_Input records_.
__device__ __forceinline__ void find_quantile_bin_counts(const uint32_t* c, float rho, uint32_t* s_w, uint32_t* s_out) {
  constexpr int per = kHistBins / 256;
  uint32_t sum = 0;
#pragma unroll
  for (int k = 0; k < per; ++k) sum += c[k];
  uint32_t total;
  const uint32_t excl = block_excl_scan(sum, s_w, &total);
  if (threadIdx.x == 0) { s_out[0] = 0xffffffffu; s_out[1] = 0; s_out[2] = total; s_out[3] = 0; }
  __syncthreads();
  if (total > 0) {
    const uint32_t k = (uint32_t)quantile_rank(total, rho);
    if (excl <= k && k < excl + sum) {
      uint32_t run = excl;
#pragma unroll
      for (int t = 0; t < per; ++t) {
        if (k < run + c[t]) { s_out[0] = threadIdx.x * per + t; s_out[1] = run; s_out[3] = k; break; }
        run += c[t];
      }
    }
  }
  __syncthreads();
}
__device__ __forceinline__ void find_quantile_bin(const uint32_t* __restrict__ gh, float rho, uint32_t* s_w, uint32_t* s_out) {
  constexpr int per = kHistBins / 256;
  uint32_t c[per];
#pragma unroll
  for (int k = 0; k < per; ++k) c[k] = gh[threadIdx.x * per + k];
  find_quantile_bin_counts(c, rho, s_w, s_out);
}

__device__ __forceinline__ void validate_bounds(const IcpDev& b, PairState* st, int pair, uint32_t* s_w, uint32_t* s_q) {
  find_quantile_bin(b.hist + (size_t)pair * kHistBins, b.rho, s_w, s_q);
  if (threadIdx.x == 0) {
    const bool any = st->hard_count > 0;
    const bool below = (st->min_lb_key >> kHistShift) <= s_q[0];
    st->refine = (any && (b.exact_all || below || s_q[2] == 0)) ? 1 : 0;
    if (st->refine) st->refine_total += 1;
    st->spec_ok = (b.fused && st->band_lo > 0 && !st->refine && s_q[2] > 0 && (int)s_q[0] >= st->band_lo && (int)s_q[0] <= st->band_hi &&
                   st->deferred_count <= (uint32_t)kFusedListedMax) ? 1 : 0;
  }
}

__global__ __launch_bounds__(256) void nn_validate(IcpDev b) {
  const int pair = b.pair_base + blockIdx.x;
  PairState* st = &b.state[pair];
  if (st->done) return;
  __shared__ uint32_t s_w[17];
  __shared__ uint32_t s_q[4];
  validate_bounds(b, st, pair, s_w, s_q);
}

__global__ __launch_bounds__(kNnThreads) void nn_refine_one(IcpDev b) {
  const int pair = b.pair_base + blockIdx.x;
  PairState* st = &b.state[pair];
  if (st->done) return;
  __shared__ uint32_t s_w[17];
  __shared__ uint32_t s_q[4];
  __shared__ uint32_t s_hist[kHistBins];
  __shared__ float4 s_t[kBruteTile];
  __shared__ uint32_t s_last;
  validate_bounds(b, st, pair, s_w, s_q);
  __syncthreads();
  if (!st->refine) return;
  ring_body<true>(b, st, pair, 0, 1, s_hist);
  __syncthreads();
  fallback_body(b, st, pair, 0, 1, s_t, &s_last);
}

template <bool COUNT = true>
__device__ __forceinline__ void accumulate_terms_p(double px, double py, double pz, const float4 q4, const float4 n4, double* acc) {
  const double nx = n4.x, ny = n4.y, nz = n4.z;
  double J[6];
  J[0] = py * nz - pz * ny;
  J[1] = pz * nx - px * nz;
  J[2] = px * ny - py * nx;
  J[3] = nx; J[4] = ny; J[5] = nz;
  const double r = (px - (double)q4.x) * nx + (py - (double)q4.y) * ny + (pz - (double)q4.z) * nz;
  int c = 0;
#pragma unroll
  for (int a = 0; a < 6; ++a)
#pragma unroll
    for (int e = a; e < 6; ++e) acc[c++] += J[a] * J[e];
#pragma unroll
  for (int a = 0; a < 6; ++a) acc[21 + a] += J[a] * r;
  if (COUNT) acc[28] += 1.0;
}
__device__ __forceinline__ void accumulate_terms(const double* M, const float4 s4, const float4 q4, const float4 n4, double* acc) {
  double px, py, pz;
  transform_point(M, s4, px, py, pz);
  accumulate_terms_p(px, py, pz, q4, n4, acc);
}
template <int CTRL, int ROW_MASK>
__device__ __forceinline__ double dpp_or_zero(double v) {
  const int lo = __builtin_amdgcn_update_dpp(0, __double2loint(v), CTRL, ROW_MASK, 0xf, false);
  const int hi = __builtin_amdgcn_update_dpp(0, __double2hiint(v), CTRL, ROW_MASK, 0xf, false);
  return __hiloint2double(hi, lo);
}
__device__ __forceinline__ double wave_sum_to_last(double v) {
  v += dpp_or_zero<0x111, 0xf>(v);
  v += dpp_or_zero<0x112, 0xf>(v);
  v += dpp_or_zero<0x114, 0xf>(v);
  v += dpp_or_zero<0x118, 0xf>(v);
  v += dpp_or_zero<0x142, 0xa>(v);
  v += dpp_or_zero<0x143, 0xc>(v);
  return v;
}

__device__ __forceinline__ void block_reduce29(double* acc, double (*s_red)[29], double* s_out) {
  const int lane = threadIdx.x & 63, wave = threadIdx.x >> 6;
#pragma unroll
  for (int c = 0; c < 29; ++c) acc[c] = wave_sum_to_last(acc[c]);
  if (lane == 63)
#pragma unroll
    for (int c = 0; c < 29; ++c) s_red[wave][c] = acc[c];
  __syncthreads();
  if (threadIdx.x < 29) s_out[threadIdx.x] = ((s_red[0][threadIdx.x] + s_red[1][threadIdx.x]) + s_red[2][threadIdx.x]) + s_red[3][threadIdx.x];
  __syncthreads();
}

template <int ITEMS>
__device__ __forceinline__ void accumulate_block(const IcpDev& b, PairState* st, int pair, int blk, const double* Mc,
                                                 uint32_t* s_w, uint32_t* s_q, double (*s_red)[29], double* s_out) {
  const int ns = st->ns;
  const int base = blk * (kAccThreads * ITEMS);
  find_quantile_bin(b.hist + (size_t)pair * kHistBins, b.rho, s_w, s_q);
  const uint32_t qbin = s_q[0];
  double acc[29];
#pragma unroll
  for (int c = 0; c < 29; ++c) acc[c] = 0.0;
  const size_t so = (size_t)pair * b.ns_cap;
  const size_t to = (size_t)pair * b.nt_cap;
  const int seg = blk * (kAccThreads / 64) + (int)(threadIdx.x >> 6);
  const size_t segbase = (size_t)pair * 2 * b.bl_stride + (size_t)seg * (64 * ITEMS);
  int wcount = 0;
  int ic = min(base + (int)threadIdx.x, ns - 1);
  float d_1 = b.d2[so + ic];
  float4 s_1 = ld_src(b, so + ic);
  int j_1 = b.idx[so + ic];
  ic = min(base + kAccThreads + (int)threadIdx.x, ns - 1);
  float d_2 = b.d2[so + ic];
  float4 s_2 = ld_src(b, so + ic);
  int j_2 = b.idx[so + ic];
  float4 q_1 = make_float4(0, 0, 0, 0), n_1 = make_float4(0, 0, 0, 0);
  if ((__float_as_uint(d_1) >> kHistShift) < qbin) { q_1 = b.tq[to + max(j_1, 0)]; n_1 = b.tn[to + max(j_1, 0)]; }
#pragma unroll 2
  for (int it = 0; it < ITEMS; ++it) {
    const int i = base + it * kAccThreads + threadIdx.x;
    const float d = d_1;
    const float4 s4 = s_1;
    const float4 q4 = q_1, n4 = n_1;
    const int jm = j_1;
    d_1 = d_2; s_1 = s_2; j_1 = j_2;
    if (it + 1 < ITEMS && (__float_as_uint(d_1) >> kHistShift) < qbin) { q_1 = b.tq[to + max(j_1, 0)]; n_1 = b.tn[to + max(j_1, 0)]; }
    if (it + 2 < ITEMS) {
      ic = min(i + 2 * kAccThreads, ns - 1);
      d_2 = b.d2[so + ic];
      s_2 = ld_src(b, so + ic);
      j_2 = b.idx[so + ic];
    }
    bool boundary = false;
    if (i < ns) {
      const uint32_t key = __float_as_uint(d);
      if (key < 0x7f800000u) {
        const uint32_t bin = key >> kHistShift;
        if (bin < qbin) accumulate_terms(Mc, s4, q4, n4, acc);
        else boundary = bin == qbin;
      }
    }
    const unsigned long long bm = __ballot(boundary);
    if (boundary) {
      const size_t at = segbase + wcount + __popcll(bm & ((1ull << (threadIdx.x & 63)) - 1ull));
      b.rec_a[at] = make_float4(s4.x, s4.y, s4.z, d);
      b.rec_j[at] = jm;
    }
    wcount += (int)__popcll(bm);
  }
  if ((threadIdx.x & 63) == 0) b.gcount[(size_t)pair * b.seg_stride + seg] = (uint32_t)wcount;
  block_reduce29(acc, s_red, s_out);
  if (threadIdx.x < 29) b.partials[((size_t)pair * b.part_stride + blk) * kAccCols + threadIdx.x] = s_out[threadIdx.x];
}

template <int ITEMS>
__global__ __launch_bounds__(kAccThreads) void accumulate(IcpDev b, int nblk) {
  int pair, blk;
  if (!xcd_block(nblk, b.npairs, b.pair_base, pair, blk)) return;
  PairState* st = &b.state[pair];
  if (st->done) return;
  if (b.fused && st->spec_ok) return;
  if (blk * (kAccThreads * ITEMS) >= st->ns) return;
  double Mc[12];
#pragma unroll
  for (int k = 0; k < 12; ++k) Mc[k] = st->M[k];
  __shared__ uint32_t s_w[17];
  __shared__ uint32_t s_q[4];
  __shared__ double s_red[4][29];
  __shared__ double s_out[29];
  accumulate_block<ITEMS>(b, st, pair, blk, Mc, s_w, s_q, s_red, s_out);
}


__device__ __forceinline__ uint32_t rank_below(unsigned long long mask) {
  return __builtin_amdgcn_mbcnt_hi((uint32_t)(mask >> 32), __builtin_amdgcn_mbcnt_lo((uint32_t)mask, 0u));
}
__device__ __forceinline__ void emit_record(const IcpDev& b, size_t segbase, int& wcount, bool band, unsigned long long bm, const float4 s, float d, int j) {
  if (band) {
    const uint32_t k = rank_below(bm);
    char* __restrict__ ra = reinterpret_cast<char*>(b.rec_a + segbase + wcount);
    char* __restrict__ rj = reinterpret_cast<char*>(b.rec_j + segbase + wcount);
    *reinterpret_cast<float4*>(ra + k * 16u) = make_float4(s.x, s.y, s.z, d);
    *reinterpret_cast<int32_t*>(rj + k * 4u) = j;
  }
  wcount += (int)__popcll(bm);
}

_Problem details_.
All lines in the listing above from the line containing "v += dpp_or_zero<0x112, 0xf>(v);" to the line containing "int wcount = 0;", inclusive, should be retyped exactly; no other lines should appear.

_Written solution_.
  v += dpp_or_zero<0x112, 0xf>(v);
  v += dpp_or_zero<0x114, 0xf>(v);
  v += dpp_or_zero<0x118, 0xf>(v);
  v += dpp_or_zero<0x142, 0xa>(v);
  v += dpp_or_zero<0x143, 0xc>(v);
  return v;
}

__device__ __forceinline__ void block_reduce29(double* acc, double (*s_red)[29], double* s_out) {
  const int lane = threadIdx.x & 63, wave = threadIdx.x >> 6;
#pragma unroll
  for (int c = 0; c < 29; ++c) acc[c] = wave_sum_to_last(acc[c]);
  if (lane == 63)
#pragma unroll
    for (int c = 0; c < 29; ++c) s_red[wave][c] = acc[c];
  __syncthreads();
  if (threadIdx.x < 29) s_out[threadIdx.x] = ((s_red[0][threadIdx.x] + s_red[1][threadIdx.x]) + s_red[2][threadIdx.x]) + s_red[3][threadIdx.x];
  __syncthreads();
}

template <int ITEMS>
__device__ __forceinline__ void accumulate_block(const IcpDev& b, PairState* st, int pair, int blk, const double* Mc,
                                                 uint32_t* s_w, uint32_t* s_q, double (*s_red)[29], double* s_out) {
  const int ns = st->ns;
  const int base = blk * (kAccThreads * ITEMS);
  find_quantile_bin(b.hist + (size_t)pair * kHistBins, b.rho, s_w, s_q);
  const uint32_t qbin = s_q[0];
  double acc[29];
#pragma unroll
  for (int c = 0; c < 29; ++c) acc[c] = 0.0;
  const size_t so = (size_t)pair * b.ns_cap;
  const size_t to = (size_t)pair * b.nt_cap;
  const int seg = blk * (kAccThreads / 64) + (int)(threadIdx.x >> 6);
  const size_t segbase = (size_t)pair * 2 * b.bl_stride + (size_t)seg * (64 * ITEMS);
  int wcount = 0;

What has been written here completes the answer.